* EXERCISE BRIEF *
Which lines mention "void"? Show each one from the listing.

____________

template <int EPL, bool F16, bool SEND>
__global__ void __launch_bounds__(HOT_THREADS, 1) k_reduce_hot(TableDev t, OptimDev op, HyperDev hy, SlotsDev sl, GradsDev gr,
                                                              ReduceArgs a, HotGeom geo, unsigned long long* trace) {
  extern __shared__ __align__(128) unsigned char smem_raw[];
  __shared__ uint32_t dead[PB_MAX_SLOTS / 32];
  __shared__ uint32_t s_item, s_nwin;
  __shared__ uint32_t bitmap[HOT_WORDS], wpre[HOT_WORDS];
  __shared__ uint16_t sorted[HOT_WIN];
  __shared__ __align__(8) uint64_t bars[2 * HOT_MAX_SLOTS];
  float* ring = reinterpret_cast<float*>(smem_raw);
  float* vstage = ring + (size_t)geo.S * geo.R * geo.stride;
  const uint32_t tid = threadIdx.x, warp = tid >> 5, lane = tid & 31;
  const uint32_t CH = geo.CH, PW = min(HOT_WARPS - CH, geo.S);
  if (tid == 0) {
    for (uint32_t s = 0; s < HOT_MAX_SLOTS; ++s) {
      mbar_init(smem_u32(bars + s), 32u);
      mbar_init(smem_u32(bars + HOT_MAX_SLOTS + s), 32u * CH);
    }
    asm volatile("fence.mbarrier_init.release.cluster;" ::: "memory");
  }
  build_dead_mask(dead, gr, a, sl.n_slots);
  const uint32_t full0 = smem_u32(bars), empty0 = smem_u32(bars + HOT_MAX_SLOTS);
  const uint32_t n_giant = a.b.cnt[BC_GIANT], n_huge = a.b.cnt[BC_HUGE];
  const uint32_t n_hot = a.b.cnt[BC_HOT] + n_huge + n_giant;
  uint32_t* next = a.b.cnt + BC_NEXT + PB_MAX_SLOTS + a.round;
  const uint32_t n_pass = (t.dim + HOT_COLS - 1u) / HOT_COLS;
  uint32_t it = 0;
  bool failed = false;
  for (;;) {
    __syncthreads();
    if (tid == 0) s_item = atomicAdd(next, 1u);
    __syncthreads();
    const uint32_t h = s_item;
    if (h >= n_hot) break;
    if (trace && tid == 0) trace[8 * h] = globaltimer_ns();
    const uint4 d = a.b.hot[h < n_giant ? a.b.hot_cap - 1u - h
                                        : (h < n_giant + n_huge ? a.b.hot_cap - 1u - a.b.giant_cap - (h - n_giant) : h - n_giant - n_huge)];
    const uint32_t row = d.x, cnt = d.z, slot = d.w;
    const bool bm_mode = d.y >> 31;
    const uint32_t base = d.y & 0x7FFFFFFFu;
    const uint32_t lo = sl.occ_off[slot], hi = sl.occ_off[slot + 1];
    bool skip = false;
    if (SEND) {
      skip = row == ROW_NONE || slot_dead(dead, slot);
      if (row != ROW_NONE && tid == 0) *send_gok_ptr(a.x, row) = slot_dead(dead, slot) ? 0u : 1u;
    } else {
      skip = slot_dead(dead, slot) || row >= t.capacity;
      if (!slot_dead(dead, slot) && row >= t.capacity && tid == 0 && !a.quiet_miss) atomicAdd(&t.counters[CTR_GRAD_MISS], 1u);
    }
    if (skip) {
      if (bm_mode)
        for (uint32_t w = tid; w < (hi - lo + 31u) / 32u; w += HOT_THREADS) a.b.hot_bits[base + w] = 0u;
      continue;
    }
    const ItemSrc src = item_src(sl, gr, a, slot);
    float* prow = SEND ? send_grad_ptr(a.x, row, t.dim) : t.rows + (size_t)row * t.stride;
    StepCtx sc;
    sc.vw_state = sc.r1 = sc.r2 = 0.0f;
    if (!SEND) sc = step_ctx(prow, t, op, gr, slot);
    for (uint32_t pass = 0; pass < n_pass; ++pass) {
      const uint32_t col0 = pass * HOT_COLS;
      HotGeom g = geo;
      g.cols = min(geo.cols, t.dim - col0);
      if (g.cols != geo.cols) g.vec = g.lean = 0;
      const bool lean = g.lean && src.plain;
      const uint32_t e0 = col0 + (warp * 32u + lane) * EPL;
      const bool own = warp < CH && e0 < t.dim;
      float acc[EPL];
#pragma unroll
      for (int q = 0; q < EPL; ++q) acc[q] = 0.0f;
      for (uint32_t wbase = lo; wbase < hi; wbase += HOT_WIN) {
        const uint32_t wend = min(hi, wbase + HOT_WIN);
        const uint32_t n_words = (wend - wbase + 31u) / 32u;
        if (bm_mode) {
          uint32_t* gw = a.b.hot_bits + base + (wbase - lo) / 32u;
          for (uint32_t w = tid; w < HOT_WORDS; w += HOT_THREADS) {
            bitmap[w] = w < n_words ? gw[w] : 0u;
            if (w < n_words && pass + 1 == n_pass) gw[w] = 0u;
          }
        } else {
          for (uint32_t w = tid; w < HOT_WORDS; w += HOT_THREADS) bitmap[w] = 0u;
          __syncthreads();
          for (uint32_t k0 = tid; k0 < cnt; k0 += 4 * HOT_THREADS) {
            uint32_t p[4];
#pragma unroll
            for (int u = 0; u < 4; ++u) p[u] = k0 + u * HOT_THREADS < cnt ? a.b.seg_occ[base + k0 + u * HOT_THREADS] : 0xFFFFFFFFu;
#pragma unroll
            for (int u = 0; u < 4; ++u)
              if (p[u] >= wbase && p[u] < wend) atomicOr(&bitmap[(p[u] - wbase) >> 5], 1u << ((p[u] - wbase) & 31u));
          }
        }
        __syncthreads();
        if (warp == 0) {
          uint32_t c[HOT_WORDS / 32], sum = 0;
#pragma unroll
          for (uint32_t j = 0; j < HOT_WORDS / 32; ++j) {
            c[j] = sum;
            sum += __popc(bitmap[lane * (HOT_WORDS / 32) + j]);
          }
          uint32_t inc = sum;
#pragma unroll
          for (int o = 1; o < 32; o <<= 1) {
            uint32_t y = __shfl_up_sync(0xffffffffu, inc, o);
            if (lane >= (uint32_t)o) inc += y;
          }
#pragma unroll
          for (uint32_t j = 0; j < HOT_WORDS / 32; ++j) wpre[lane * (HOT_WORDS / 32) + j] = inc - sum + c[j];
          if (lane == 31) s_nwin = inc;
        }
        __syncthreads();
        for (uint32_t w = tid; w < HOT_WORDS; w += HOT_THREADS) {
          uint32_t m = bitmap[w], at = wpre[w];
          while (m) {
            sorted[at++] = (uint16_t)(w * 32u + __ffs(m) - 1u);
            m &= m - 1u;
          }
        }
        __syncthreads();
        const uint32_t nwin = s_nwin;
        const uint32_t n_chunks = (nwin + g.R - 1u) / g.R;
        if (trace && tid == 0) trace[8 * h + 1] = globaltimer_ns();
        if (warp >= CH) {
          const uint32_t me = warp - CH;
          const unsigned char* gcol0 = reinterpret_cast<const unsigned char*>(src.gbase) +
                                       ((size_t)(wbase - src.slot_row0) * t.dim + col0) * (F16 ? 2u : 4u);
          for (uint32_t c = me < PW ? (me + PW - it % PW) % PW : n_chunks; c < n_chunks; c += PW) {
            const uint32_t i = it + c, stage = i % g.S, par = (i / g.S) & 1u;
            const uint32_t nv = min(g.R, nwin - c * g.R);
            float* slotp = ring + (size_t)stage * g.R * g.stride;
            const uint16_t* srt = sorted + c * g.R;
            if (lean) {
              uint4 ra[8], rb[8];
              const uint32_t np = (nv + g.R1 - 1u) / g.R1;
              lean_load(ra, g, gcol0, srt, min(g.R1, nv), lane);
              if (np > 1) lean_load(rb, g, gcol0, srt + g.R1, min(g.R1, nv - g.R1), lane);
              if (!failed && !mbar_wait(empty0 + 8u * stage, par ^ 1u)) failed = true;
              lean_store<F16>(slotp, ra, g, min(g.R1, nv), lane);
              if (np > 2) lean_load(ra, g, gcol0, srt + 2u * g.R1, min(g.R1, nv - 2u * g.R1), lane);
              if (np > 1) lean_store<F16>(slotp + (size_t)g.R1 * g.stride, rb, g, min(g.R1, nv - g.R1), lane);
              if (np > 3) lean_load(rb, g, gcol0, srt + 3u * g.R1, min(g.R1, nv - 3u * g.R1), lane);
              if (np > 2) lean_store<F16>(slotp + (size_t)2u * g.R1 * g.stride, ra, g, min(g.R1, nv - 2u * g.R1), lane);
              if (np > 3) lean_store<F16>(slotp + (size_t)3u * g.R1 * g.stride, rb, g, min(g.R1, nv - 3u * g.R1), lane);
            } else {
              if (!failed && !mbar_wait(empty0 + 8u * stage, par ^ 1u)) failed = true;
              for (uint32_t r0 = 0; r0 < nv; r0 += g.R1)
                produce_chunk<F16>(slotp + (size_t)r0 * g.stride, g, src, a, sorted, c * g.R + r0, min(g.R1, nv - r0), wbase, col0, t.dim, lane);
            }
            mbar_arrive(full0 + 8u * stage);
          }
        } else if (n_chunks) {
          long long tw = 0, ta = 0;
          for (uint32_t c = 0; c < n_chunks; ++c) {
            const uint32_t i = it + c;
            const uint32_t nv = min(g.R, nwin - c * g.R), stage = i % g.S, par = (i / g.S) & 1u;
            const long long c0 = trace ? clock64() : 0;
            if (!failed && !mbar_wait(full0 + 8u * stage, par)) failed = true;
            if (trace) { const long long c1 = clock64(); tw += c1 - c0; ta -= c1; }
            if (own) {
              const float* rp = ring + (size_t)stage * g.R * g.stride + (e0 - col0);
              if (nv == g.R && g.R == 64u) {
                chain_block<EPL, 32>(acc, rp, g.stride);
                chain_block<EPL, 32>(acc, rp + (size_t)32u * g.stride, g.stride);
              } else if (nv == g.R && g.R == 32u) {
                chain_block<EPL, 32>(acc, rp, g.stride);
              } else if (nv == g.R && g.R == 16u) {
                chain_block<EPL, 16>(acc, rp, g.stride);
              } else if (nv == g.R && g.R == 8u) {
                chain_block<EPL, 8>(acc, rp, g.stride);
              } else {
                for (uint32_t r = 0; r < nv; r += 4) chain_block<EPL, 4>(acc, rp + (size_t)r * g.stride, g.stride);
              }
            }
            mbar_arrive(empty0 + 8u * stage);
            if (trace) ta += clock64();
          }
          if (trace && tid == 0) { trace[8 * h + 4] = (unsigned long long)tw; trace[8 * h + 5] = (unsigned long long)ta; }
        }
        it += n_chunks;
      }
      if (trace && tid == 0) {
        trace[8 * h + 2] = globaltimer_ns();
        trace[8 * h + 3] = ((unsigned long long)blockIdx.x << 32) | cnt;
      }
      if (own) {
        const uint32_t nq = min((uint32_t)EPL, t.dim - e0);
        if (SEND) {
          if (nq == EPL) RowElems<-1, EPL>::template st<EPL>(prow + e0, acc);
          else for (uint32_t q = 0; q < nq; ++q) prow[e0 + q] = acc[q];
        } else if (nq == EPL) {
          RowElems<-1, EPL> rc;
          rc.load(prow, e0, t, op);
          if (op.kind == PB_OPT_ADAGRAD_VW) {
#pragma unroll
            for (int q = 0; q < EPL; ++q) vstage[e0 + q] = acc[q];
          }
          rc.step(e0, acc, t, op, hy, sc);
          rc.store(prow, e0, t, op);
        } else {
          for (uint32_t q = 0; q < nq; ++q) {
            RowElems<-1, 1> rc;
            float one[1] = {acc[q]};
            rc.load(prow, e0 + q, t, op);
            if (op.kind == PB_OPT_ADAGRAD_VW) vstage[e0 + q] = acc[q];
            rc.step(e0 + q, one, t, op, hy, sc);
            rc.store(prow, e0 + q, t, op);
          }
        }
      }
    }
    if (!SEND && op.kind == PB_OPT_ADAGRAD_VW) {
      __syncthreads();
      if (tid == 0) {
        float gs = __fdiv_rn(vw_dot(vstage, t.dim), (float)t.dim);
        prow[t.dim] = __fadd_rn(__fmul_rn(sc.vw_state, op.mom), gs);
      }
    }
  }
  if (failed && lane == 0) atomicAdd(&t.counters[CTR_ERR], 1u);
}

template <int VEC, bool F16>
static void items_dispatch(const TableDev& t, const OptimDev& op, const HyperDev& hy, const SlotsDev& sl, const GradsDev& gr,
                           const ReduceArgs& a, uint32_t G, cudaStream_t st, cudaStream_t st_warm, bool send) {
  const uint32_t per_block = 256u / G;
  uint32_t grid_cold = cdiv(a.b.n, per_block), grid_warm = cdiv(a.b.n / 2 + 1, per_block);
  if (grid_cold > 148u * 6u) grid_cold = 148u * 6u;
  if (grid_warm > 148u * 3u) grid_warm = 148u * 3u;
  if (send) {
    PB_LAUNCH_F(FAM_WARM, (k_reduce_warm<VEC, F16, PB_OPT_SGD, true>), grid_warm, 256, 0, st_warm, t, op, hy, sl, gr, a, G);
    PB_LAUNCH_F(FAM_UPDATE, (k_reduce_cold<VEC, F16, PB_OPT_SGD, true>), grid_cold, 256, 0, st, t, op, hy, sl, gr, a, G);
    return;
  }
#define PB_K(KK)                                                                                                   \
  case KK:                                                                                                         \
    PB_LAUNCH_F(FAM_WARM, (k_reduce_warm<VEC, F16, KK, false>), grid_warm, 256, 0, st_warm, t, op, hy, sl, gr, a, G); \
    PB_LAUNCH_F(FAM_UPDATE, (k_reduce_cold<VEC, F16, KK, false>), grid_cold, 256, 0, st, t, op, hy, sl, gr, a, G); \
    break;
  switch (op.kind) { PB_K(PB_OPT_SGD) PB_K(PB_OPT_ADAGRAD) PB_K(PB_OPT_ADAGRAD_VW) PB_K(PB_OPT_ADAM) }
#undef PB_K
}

____________

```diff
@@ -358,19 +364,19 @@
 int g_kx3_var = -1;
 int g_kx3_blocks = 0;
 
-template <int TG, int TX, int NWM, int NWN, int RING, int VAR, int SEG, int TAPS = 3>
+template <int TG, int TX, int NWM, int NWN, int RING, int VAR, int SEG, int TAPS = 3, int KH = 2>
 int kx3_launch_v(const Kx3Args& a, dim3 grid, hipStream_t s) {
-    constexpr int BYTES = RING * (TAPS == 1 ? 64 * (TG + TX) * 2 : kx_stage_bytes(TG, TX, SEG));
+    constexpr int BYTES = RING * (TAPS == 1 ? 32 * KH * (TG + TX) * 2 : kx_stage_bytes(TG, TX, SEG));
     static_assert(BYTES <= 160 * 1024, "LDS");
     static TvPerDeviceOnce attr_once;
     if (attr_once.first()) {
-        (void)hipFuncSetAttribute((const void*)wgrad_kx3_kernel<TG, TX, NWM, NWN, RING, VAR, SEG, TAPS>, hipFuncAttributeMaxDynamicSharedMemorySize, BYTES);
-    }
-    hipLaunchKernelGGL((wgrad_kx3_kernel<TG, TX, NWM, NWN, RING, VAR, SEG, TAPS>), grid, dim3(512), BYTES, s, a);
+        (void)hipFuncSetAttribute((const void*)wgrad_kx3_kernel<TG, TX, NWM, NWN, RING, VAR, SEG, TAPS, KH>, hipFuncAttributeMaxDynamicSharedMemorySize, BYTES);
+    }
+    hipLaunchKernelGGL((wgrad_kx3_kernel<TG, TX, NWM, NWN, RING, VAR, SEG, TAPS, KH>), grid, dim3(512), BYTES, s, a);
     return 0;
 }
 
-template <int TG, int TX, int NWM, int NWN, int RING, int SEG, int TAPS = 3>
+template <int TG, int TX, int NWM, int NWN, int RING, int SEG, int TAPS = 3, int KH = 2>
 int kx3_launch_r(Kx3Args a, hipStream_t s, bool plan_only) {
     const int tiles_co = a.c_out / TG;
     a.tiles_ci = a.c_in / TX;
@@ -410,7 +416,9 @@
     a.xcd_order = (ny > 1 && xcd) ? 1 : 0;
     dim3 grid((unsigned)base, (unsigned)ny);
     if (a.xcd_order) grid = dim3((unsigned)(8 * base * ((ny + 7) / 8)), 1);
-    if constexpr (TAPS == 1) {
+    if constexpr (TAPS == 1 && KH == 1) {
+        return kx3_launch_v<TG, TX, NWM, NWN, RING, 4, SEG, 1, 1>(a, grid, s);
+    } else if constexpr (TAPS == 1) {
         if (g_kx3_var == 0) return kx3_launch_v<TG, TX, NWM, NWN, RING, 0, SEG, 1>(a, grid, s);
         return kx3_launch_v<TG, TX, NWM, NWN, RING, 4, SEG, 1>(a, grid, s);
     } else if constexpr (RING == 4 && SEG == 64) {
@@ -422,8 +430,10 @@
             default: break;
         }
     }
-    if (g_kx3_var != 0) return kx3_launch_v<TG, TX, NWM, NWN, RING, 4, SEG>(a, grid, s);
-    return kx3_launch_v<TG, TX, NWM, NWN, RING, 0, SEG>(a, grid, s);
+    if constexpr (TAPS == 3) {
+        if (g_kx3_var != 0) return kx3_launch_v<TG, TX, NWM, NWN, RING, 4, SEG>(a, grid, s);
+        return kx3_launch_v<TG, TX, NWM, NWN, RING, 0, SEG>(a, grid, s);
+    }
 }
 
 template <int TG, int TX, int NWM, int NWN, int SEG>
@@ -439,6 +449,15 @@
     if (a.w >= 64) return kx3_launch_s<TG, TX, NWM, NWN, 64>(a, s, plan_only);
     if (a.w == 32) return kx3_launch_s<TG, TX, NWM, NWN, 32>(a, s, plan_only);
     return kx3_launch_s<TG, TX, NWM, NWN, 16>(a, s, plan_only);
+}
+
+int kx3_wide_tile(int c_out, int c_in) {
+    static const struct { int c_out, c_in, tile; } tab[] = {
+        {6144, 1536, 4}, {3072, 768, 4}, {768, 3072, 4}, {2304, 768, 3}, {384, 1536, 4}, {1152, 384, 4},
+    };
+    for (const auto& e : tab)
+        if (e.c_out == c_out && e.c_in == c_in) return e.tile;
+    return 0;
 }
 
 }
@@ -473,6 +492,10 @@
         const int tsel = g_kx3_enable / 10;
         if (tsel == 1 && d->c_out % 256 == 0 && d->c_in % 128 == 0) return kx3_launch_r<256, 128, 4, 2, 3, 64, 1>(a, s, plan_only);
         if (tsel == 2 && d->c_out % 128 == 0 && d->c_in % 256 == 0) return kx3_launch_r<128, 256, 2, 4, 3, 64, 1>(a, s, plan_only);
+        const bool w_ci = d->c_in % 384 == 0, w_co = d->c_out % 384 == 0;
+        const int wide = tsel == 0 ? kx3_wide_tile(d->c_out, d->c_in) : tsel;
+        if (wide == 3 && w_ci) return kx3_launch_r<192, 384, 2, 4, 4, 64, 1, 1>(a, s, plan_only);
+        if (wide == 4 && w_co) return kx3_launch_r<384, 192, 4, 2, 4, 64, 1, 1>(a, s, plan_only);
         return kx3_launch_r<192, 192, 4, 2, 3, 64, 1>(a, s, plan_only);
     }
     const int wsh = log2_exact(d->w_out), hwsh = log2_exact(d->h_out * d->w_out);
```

____________

* YOUR SOLUTION *
__global__ void __launch_bounds__(HOT_THREADS, 1) k_reduce_hot(TableDev t, OptimDev op, HyperDev hy, SlotsDev sl, GradsDev gr,
static void items_dispatch(const TableDev& t, const OptimDev& op, const HyperDev& hy, const SlotsDev& sl, const GradsDev& gr,
-        (void)hipFuncSetAttribute((const void*)wgrad_kx3_kernel<TG, TX, NWM, NWN, RING, VAR, SEG, TAPS>, hipFuncAttributeMaxDynamicSharedMemorySize, BYTES);
+        (void)hipFuncSetAttribute((const void*)wgrad_kx3_kernel<TG, TX, NWM, NWN, RING, VAR, SEG, TAPS, KH>, hipFuncAttributeMaxDynamicSharedMemorySize, BYTES);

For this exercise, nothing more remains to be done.